DEFUN C: defines this function to be a {C} command line entry.
SETVAR changes an AutoCAD system variable. CMDECHO was the only one changed here.
SETQ (autolisp command) assigns a value to the variable after it - 'osm'.
COMMAND activates the AutoCAD commands that you type at the command line.

these will be used over and over in the next autolisp files. finally how do you load this file? type 'ap' or 'appload' on the command line, then browse to this file and click load. now press 4 and enter - does the view change? 

so now you can create the next 3 views, se, ne and nw isometric. you need to copy this file 3 times and rename them 5.LSP 6.LSP and 7.LSP. remember to change the number after DEFUN C:[5, 6 or 7 go here in each LISP file] and also change the vpoints to 
(1,-1,1) (1,1,1) and (-1,1,1) respectively. you can load these the same way as you did 4.LSP. so now all you need to type is 4, 5, 6 or 7 to switch to the sw, se, ne and nw isometric views. 

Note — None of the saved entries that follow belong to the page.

__global__ void __launch_bounds__(64) k_fin_join(BrxDev d, RS *rs, const uint32_t *order, uint32_t q_begin, uint32_t q_end, uint32_t *queue,
                                                  uint64_t seq_base, uint64_t ops_base, const uint8_t *Fbuf, const uint32_t *repl,
                                                  const PPiece *pieces, uint8_t *arena, const uint32_t *F2buf, int fin_lanes, int fin_quad) {
    const int lane = lane_id();
    const brx_error_model &em = d.em;
    for (;;) {
        const uint32_t qi = q_begin + wave_pop(queue);
        if (qi >= q_end) break;
        const uint32_t r = order[qi];
        const RS s = rs[r];
        if (s.n == 0) {
            if (lane == 0) { rs[r].seq_off = seq_base; rs[r].ops_off = ops_base; }
            continue;
        }
        uint8_t *seq = arena + seq_base + s.seq_off;
        wave_join(em, Fbuf + s.F_off, repl + s.F_off, 0, s.n, seq, nullptr);
        for (uint32_t x = lane; x < 16; x += 64) seq[s.m + x] = 0xFE;
        if (lane == 0) {
            const BrxGeom g = brx_make_geom((int)s.m, (int)s.n, (int)s.ub);
            bool junk = false, too_wide;
            if (!d.raw_mode) for (uint32_t i = 0; i < s.n_pieces; ++i) junk |= (pieces[s.piece_off + i].w0 & 3u) == PC_JUNK;
            RS *o = &rs[r];
            o->seq_off = seq_base + s.seq_off; o->ops_off = ops_base + s.ops_off;
            const bool acgt = F2buf[(s.F_off >> 4) + ((s.n + 15u) >> 4)] == 0u;
            const bool lanes = fin_lanes && !junk && acgt && brx_finl_blocks(s.m, s.n, s.ub) > 0;
            const bool quad = fin_quad && !lanes && acgt && g.G == 1 && (brx_quad_words(s.m, s.n, s.ub) & fin_quad) != 0;
            o->klass = (g.G ? (uint32_t)g.G : 0xFFFFu) | (junk ? BRX_KL_FULL : 0u) | (lanes ? BRX_KL_LANES : 0u) | (quad ? BRX_KL_QUAD : 0u);
            o->units = brx_final_units(s.m, s.n, s.ub, junk ? 0 : d.tb_hmul, &too_wide);
            if (too_wide) o->status = s.status | BRX_RS_BAND;
        }
    }
}

__global__ void __launch_bounds__(64, 4) k_fin_lanes(BrxDev d, RS *rs, const uint32_t *list, uint32_t n_list, unsigned long long *ctr,
                                                      const uint64_t *slabs, uint32_t *retries, const uint8_t *Fbuf, uint8_t *seqbuf, uint8_t *opsbuf,
                                                      uint8_t *slab_base, uint64_t *clk) {
    const int lane = lane_id();
    const uint32_t n_groups = (n_list + 63u) >> 6;
    const uint64_t first = uni((uint64_t)atomicAdd(ctr, lane == 0 ? ((1ull << 32) | 1ull) : 0ull));
    uint32_t gi = (uint32_t)first;
    if (gi >= n_groups) return;
    const uint32_t ticket = (uint32_t)(first >> 32);
    const uint64_t slab_at = slabs[ticket], tb_cap = slabs[ticket + 1] - slab_at;
    uint2 *tb = reinterpret_cast<uint2 *>(slab_base) + slab_at;
    for (; gi < n_groups; gi = (uint32_t)uni((uint64_t)atomicAdd(ctr, lane == 0 ? 1ull : 0ull))) {
        const uint32_t idx = gi * 64u + (uint32_t)lane;
        bool valid = idx < n_list;
        const uint32_t r = valid ? list[idx] : 0u;
        RS s;
        if (valid) s = rs[r];
        const uint64_t t_begin = __builtin_amdgcn_s_memtime();
        const uint32_t n = valid ? s.n : 0u, m = valid ? s.m : 0u;
        const uint32_t blocks = wave_max_u32(valid ? (uint32_t)brx_finl_blocks(m, n, s.ub) : 0u);
        const bool fits = brx_finl_units(wave_max_u32(n), blocks) <= tb_cap;
        const uint8_t *F = Fbuf + (valid ? s.F_off : 0ull);
        const uint8_t *seq = seqbuf + (valid ? s.seq_off : 0ull);
        uint8_t *ops_end = opsbuf + (valid ? s.ops_off + (uint64_t)n + (uint64_t)m : 0ull);
        uint32_t ncols = 0, nmatch = 0; bool ok = false;
        brx_lanes_final(valid && fits, seq, (int)m, F, (int)n, valid ? (int)s.ub : 0, tb, ops_end, &ncols, &nmatch, &ok);
        if (valid) {
            RS *o = &rs[r];
            if (!ok) {
                o->klass = (s.klass & ~BRX_KL_LANES) | BRX_KL_RETRY;
                atomicAdd(retries, 1u);
                clk[(uint64_t)r * 8 + 2] = 1;
            } else {
                o->status = s.status;
                o->n_cols = ncols; o->n_match = nmatch;
            }
            uint64_t *ck = clk + (uint64_t)r * 8;
            ck[3] = __builtin_amdgcn_s_memtime() - t_begin; ck[7] = (uint64_t)(s.klass & 0xFFFFu) | 0x20000u;
        }
        __builtin_amdgcn_fence(__ATOMIC_RELEASE, "workgroup");
        __builtin_amdgcn_s_waitcnt(0);
    }
}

the next tutorial will show you how to load these automaticly everytime you start autocad and anymore autolisp files you write. one last thing the keystroke/s you assign to run a lisp file will over ride the autocad shortcut (ACAD.PGP file). e.g 's' is normally assigned to 'stretch' command, so if you had used 's' to tun one of these, then 's' will change the view and not 'stretch'.

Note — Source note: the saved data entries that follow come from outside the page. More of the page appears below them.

constexpr int kWgTailRows = 4, kWgTailGroup = 16;
constexpr int wg_tail_stride(int CH) { return CH + kWgTailGroup; }
constexpr int wg_tail_floats(int CH) { return 2 * kWgTailRows * wg_tail_stride(CH); }
template <int NW, int CH>
__device__ __forceinline__ void wg_tail_rows(const FinParams& q, int b_lo, int b_hi, float* scr, int wave, int lane) {
    static_assert(CH == 64 || CH == 128, "chunk lengths of the tail");
    constexpr int RB = kWgTailRows, GF = kWgTailGroup, S = wg_tail_stride(CH);
    float* P = scr;
    float* Mt = scr + RB * S;
    const int TP = q.TP, mode = q.mode;
    const SlotGeom geo = q.geo;
    const bool scaled = q.clip_scale2 != nullptr, pcen = (mode & 1) != 0;
    auto ld = [](const float* a) { return __hip_atomic_load(a, __ATOMIC_RELAXED, __HIP_MEMORY_SCOPE_AGENT); };
    auto wave_fence = [] { __builtin_amdgcn_fence(__ATOMIC_ACQ_REL, "wavefront"); };
    const int nrows_all = (b_hi - b_lo) * q.F;
    if (nrows_all <= 0) return;
    const int per = nrows_all / NW, rem = nrows_all - per * NW;
    const int my0 = b_lo * q.F + wave * per + min(wave, rem), mycnt = per + (wave < rem ? 1 : 0);
    for (int r0 = 0; r0 < mycnt; r0 += RB) {
        const int row0 = my0 + r0, nr = min(RB, mycnt - r0);
        const int rl = min(lane >> 4, nr - 1), jl = lane & (GF - 1);
        const int rowl = row0 + rl, bl = rowl / q.F, fl = rowl - bl * q.F;
        const FinCoef c = q.lds_coef ? static_cast<const FinCoef*>(q.lds_coef)[fl] : fin_coef(q, fl);
        const float s2l = scaled ? q.clip_scale2[bl] : 1.0f;
        const bool mine = (lane >> 4) < nr;
        const int re = min(lane, nr - 1);
        FinCoef ce{};
        ce.w = __shfl(c.w, GF * re);
        ce.omw = __shfl(c.omw, GF * re);
        const bool fast = pcen && __all(c.dl > 0.0f);
        const float* prow = P + re * S;
        float* mrow = Mt + re * S;
        auto ema_group = [&](int g, float M) {
            float pv[GF];
#pragma unroll
            for (int k = 0; k < GF; ++k) pv[k] = prow[g * GF + k];
#pragma unroll
            for (int k = 0; k < GF; ++k) {
                M = fin_ema_step(ce, pv[k], M);
                mrow[g * GF + k] = M;
            }
            return M;
        };
        float carry = 0.0f;
        for (int m0 = 0; m0 < TP; m0 += CH) {
            const int nfr = min(CH, TP - m0);
            wave_fence();
            for (int j0 = 0; j0 < nfr; j0 += 64) {
                const bool on = j0 + lane < nfr;
                const int j = min(j0 + lane, nfr - 1), m = m0 + j;
                float a[RB], b2[RB], c3[RB];
                int ns = 1;
                if (q.lds_sums) {
#pragma unroll
                    for (int r = 0; r < RB; ++r) {
                        a[r] = q.lds_sums[(size_t)(row0 + min(r, nr - 1) - q.lds_row0) * TP + m];
                        b2[r] = c3[r] = 0.0f;
                    }
                } else {
                    ns = fin_slots(geo, m);
#pragma unroll
                    for (int r = 0; r < RB; ++r) {
                        const float* pr = q.part + (size_t)(row0 + min(r, nr - 1)) * geo.nslot * TP + m;
                        a[r] = ld(pr);
                        b2[r] = ld(pr + (ns > 1 ? TP : 0));
                        c3[r] = geo.nslot > 2 ? ld(pr + (ns > 2 ? 2 * TP : 0)) : 0.0f;
                    }
                }
#pragma unroll
                for (int r = 0; r < RB; ++r) {
                    const float bias = __int_as_float(__builtin_amdgcn_readlane(__float_as_int(c.bias), GF * r));
                    const float s2 = __int_as_float(__builtin_amdgcn_readlane(__float_as_int(s2l), GF * r));
                    float v = fin_pooled(a[r], b2[r], c3[r], ns, scaled, s2, bias);
                    if (on && r < nr) {
                        if (q.raw_out) q.raw_out[(size_t)(row0 + r) * TP + m] = v;
                        if (!(mode & 8)) v = pooled_floor(v);
                        P[r * S + j] = v;
                    }
                }
            }
            wave_fence();
            const int ng = (nfr + GF - 1) / GF;
            const size_t orow = (size_t)rowl * TP + m0;
            if (fast) {
                float M = ema_group(0, m0 == 0 ? prow[0] : carry);
                for (int g = 0; g < ng; ++g) {
                    wave_fence();
                    const int j = g * GF + jl;
                    const float pv = P[rl * S + j], mv = Mt[rl * S + j];
                    if (g + 1 < ng) M = ema_group(g + 1, M);
                    const float o = fin_point_pcen_pos(c, q.floor_, pv, mv);
                    if (mine && j < nfr) fin_store(q, orow + j, o);
                }
                carry = M;
            } else {
                if (pcen) {
                    float M = m0 == 0 ? prow[0] : carry;
#pragma nounroll
                    for (int j = 0; j < nfr; ++j) {
                        M = fin_ema_step(ce, prow[j], M);
                        mrow[j] = M;
                    }
                    carry = M;
                    wave_fence();
                }
#pragma nounroll
                for (int g = 0; g < ng; ++g) {
                    const int j = g * GF + jl;
                    const float o = fin_point(c, mode, q.floor_, P[rl * S + j], pcen ? Mt[rl * S + j] : 0.0f);
                    if (mine && j < nfr) fin_store(q, orow + j, o);
                }
            }
        }
    }
}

lastly i have attached the LISP file to download.


----------



## Inactive

program: autocad 14+
level: advanced (for autocad, easy for programers)
time: quick


okay. i have attached the four LISP files for switching the views from southwest throught to northwest. i've also included a lisp file to automatically load these 4 files and you can add a line for each lisp file you want to load everytime you start or open a autocad file. there are a few things to do for this to happen.


1) create a folder (anywhere you want) and copy the lisp files you want to load along with the TOOLS.LSP into that folder.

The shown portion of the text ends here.